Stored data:
- - -

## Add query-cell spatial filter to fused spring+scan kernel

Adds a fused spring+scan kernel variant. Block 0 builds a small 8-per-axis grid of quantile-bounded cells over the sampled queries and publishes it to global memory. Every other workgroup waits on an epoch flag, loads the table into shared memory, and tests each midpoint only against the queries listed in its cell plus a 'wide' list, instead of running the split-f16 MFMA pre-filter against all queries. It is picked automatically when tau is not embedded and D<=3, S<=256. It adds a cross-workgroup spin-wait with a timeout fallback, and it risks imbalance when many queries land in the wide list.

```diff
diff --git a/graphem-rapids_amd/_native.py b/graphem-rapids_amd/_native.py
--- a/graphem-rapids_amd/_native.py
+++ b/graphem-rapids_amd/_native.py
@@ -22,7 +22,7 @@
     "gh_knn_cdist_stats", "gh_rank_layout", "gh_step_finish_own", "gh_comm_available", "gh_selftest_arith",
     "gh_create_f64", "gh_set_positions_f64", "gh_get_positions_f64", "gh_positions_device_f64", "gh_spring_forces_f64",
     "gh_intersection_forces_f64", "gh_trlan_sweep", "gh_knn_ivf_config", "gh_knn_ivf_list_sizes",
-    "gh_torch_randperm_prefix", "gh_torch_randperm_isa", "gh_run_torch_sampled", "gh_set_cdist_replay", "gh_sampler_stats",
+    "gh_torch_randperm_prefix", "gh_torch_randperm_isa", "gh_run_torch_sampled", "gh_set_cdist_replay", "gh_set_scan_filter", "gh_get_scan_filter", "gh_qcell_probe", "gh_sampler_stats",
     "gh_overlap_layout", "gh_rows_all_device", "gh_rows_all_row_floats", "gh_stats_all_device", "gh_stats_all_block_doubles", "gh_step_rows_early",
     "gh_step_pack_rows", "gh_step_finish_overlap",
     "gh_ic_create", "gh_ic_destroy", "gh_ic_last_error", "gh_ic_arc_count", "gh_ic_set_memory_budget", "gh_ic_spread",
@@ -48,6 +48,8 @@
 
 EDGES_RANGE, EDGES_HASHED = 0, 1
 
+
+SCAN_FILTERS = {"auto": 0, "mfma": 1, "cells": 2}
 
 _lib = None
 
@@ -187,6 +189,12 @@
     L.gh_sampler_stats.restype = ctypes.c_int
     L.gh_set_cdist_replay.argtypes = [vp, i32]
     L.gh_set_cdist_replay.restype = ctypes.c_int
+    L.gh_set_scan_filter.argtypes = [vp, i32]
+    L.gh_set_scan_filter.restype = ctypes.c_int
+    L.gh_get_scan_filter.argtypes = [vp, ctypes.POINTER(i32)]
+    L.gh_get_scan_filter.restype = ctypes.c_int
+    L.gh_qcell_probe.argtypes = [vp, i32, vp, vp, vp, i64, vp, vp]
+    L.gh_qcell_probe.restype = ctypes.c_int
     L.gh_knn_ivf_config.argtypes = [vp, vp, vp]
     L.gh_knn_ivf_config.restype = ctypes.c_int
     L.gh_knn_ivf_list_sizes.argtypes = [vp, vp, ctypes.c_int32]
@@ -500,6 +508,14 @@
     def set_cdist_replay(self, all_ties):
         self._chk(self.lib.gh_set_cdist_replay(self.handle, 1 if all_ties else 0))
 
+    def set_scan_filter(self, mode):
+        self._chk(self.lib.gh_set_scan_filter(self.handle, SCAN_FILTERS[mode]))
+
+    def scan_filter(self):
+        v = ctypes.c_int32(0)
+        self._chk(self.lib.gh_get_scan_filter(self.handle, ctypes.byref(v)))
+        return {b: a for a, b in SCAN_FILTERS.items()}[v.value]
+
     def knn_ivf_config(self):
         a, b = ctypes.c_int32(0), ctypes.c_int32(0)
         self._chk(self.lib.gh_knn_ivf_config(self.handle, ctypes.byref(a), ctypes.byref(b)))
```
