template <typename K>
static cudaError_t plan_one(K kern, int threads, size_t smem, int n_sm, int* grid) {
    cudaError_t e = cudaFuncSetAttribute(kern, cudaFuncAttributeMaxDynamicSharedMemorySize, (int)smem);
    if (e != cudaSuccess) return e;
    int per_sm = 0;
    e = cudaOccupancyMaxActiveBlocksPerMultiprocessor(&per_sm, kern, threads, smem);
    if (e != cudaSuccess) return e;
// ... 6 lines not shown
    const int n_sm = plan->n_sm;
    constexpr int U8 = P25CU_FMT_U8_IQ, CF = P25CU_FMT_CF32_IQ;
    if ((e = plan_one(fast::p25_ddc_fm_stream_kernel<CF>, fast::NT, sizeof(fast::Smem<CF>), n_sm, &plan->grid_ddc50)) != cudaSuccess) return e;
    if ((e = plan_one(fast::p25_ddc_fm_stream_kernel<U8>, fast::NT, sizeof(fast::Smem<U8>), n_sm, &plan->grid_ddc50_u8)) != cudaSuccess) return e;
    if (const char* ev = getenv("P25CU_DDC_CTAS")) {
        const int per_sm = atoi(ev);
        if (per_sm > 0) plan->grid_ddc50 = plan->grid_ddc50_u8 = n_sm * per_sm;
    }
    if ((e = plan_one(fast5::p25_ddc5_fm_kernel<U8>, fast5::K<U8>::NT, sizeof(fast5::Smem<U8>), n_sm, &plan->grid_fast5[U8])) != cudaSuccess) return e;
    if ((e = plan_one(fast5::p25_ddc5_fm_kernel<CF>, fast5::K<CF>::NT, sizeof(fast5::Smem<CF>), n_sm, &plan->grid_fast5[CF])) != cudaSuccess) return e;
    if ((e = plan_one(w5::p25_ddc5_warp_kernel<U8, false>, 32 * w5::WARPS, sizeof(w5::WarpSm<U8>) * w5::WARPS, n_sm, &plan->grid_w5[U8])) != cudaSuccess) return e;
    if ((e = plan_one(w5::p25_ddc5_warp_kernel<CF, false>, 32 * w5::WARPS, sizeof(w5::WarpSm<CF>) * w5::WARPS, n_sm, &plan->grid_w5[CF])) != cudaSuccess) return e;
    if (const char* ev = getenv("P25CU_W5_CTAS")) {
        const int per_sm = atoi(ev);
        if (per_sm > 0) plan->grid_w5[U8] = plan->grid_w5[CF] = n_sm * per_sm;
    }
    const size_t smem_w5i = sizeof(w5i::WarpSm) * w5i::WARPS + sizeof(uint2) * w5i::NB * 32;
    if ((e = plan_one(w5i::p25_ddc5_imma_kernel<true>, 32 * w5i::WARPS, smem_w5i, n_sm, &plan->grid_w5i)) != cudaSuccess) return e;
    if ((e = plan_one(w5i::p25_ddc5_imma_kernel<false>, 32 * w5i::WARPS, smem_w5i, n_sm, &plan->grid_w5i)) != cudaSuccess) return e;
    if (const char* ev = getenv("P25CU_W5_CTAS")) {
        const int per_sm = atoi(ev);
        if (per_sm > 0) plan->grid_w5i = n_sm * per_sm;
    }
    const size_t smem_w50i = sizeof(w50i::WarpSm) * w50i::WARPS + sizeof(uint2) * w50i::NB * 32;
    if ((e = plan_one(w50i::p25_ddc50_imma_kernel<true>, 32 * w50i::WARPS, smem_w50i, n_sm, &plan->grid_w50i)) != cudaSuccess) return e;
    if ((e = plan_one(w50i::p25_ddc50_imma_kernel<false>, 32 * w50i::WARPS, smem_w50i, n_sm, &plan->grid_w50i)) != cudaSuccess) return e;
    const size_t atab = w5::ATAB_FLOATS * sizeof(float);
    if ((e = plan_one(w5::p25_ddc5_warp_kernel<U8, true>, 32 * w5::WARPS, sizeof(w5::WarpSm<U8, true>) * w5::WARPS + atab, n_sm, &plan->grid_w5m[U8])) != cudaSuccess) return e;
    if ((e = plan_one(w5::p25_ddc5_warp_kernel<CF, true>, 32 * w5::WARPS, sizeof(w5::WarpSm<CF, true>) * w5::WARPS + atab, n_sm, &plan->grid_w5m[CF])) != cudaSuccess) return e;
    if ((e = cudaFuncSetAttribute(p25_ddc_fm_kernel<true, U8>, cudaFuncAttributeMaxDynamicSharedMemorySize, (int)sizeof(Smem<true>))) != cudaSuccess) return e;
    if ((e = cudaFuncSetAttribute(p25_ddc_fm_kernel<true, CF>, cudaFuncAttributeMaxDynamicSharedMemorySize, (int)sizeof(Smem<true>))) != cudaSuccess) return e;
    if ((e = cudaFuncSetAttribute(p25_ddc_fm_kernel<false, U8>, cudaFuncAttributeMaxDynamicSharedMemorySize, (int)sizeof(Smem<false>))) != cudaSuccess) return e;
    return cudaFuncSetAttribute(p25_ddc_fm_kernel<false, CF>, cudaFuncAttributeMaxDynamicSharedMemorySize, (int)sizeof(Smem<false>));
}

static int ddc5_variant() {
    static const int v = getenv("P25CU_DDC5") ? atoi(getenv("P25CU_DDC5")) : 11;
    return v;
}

- - -

[Task objective]: Lines to set down from above: the line with "if (per_sm > 0) plan->grid_w5i", the line with "if ((e = plan_one(w5::p25_ddc5_warp_kernel<U8, true>, 32", and every line between, each exactly as written.

[Your response]:
        if (per_sm > 0) plan->grid_w5i = n_sm * per_sm;
    }
    const size_t smem_w50i = sizeof(w50i::WarpSm) * w50i::WARPS + sizeof(uint2) * w50i::NB * 32;
    if ((e = plan_one(w50i::p25_ddc50_imma_kernel<true>, 32 * w50i::WARPS, smem_w50i, n_sm, &plan->grid_w50i)) != cudaSuccess) return e;
    if ((e = plan_one(w50i::p25_ddc50_imma_kernel<false>, 32 * w50i::WARPS, smem_w50i, n_sm, &plan->grid_w50i)) != cudaSuccess) return e;
    const size_t atab = w5::ATAB_FLOATS * sizeof(float);
    if ((e = plan_one(w5::p25_ddc5_warp_kernel<U8, true>, 32 * w5::WARPS, sizeof(w5::WarpSm<U8, true>) * w5::WARPS + atab, n_sm, &plan->grid_w5m[U8])) != cudaSuccess) return e;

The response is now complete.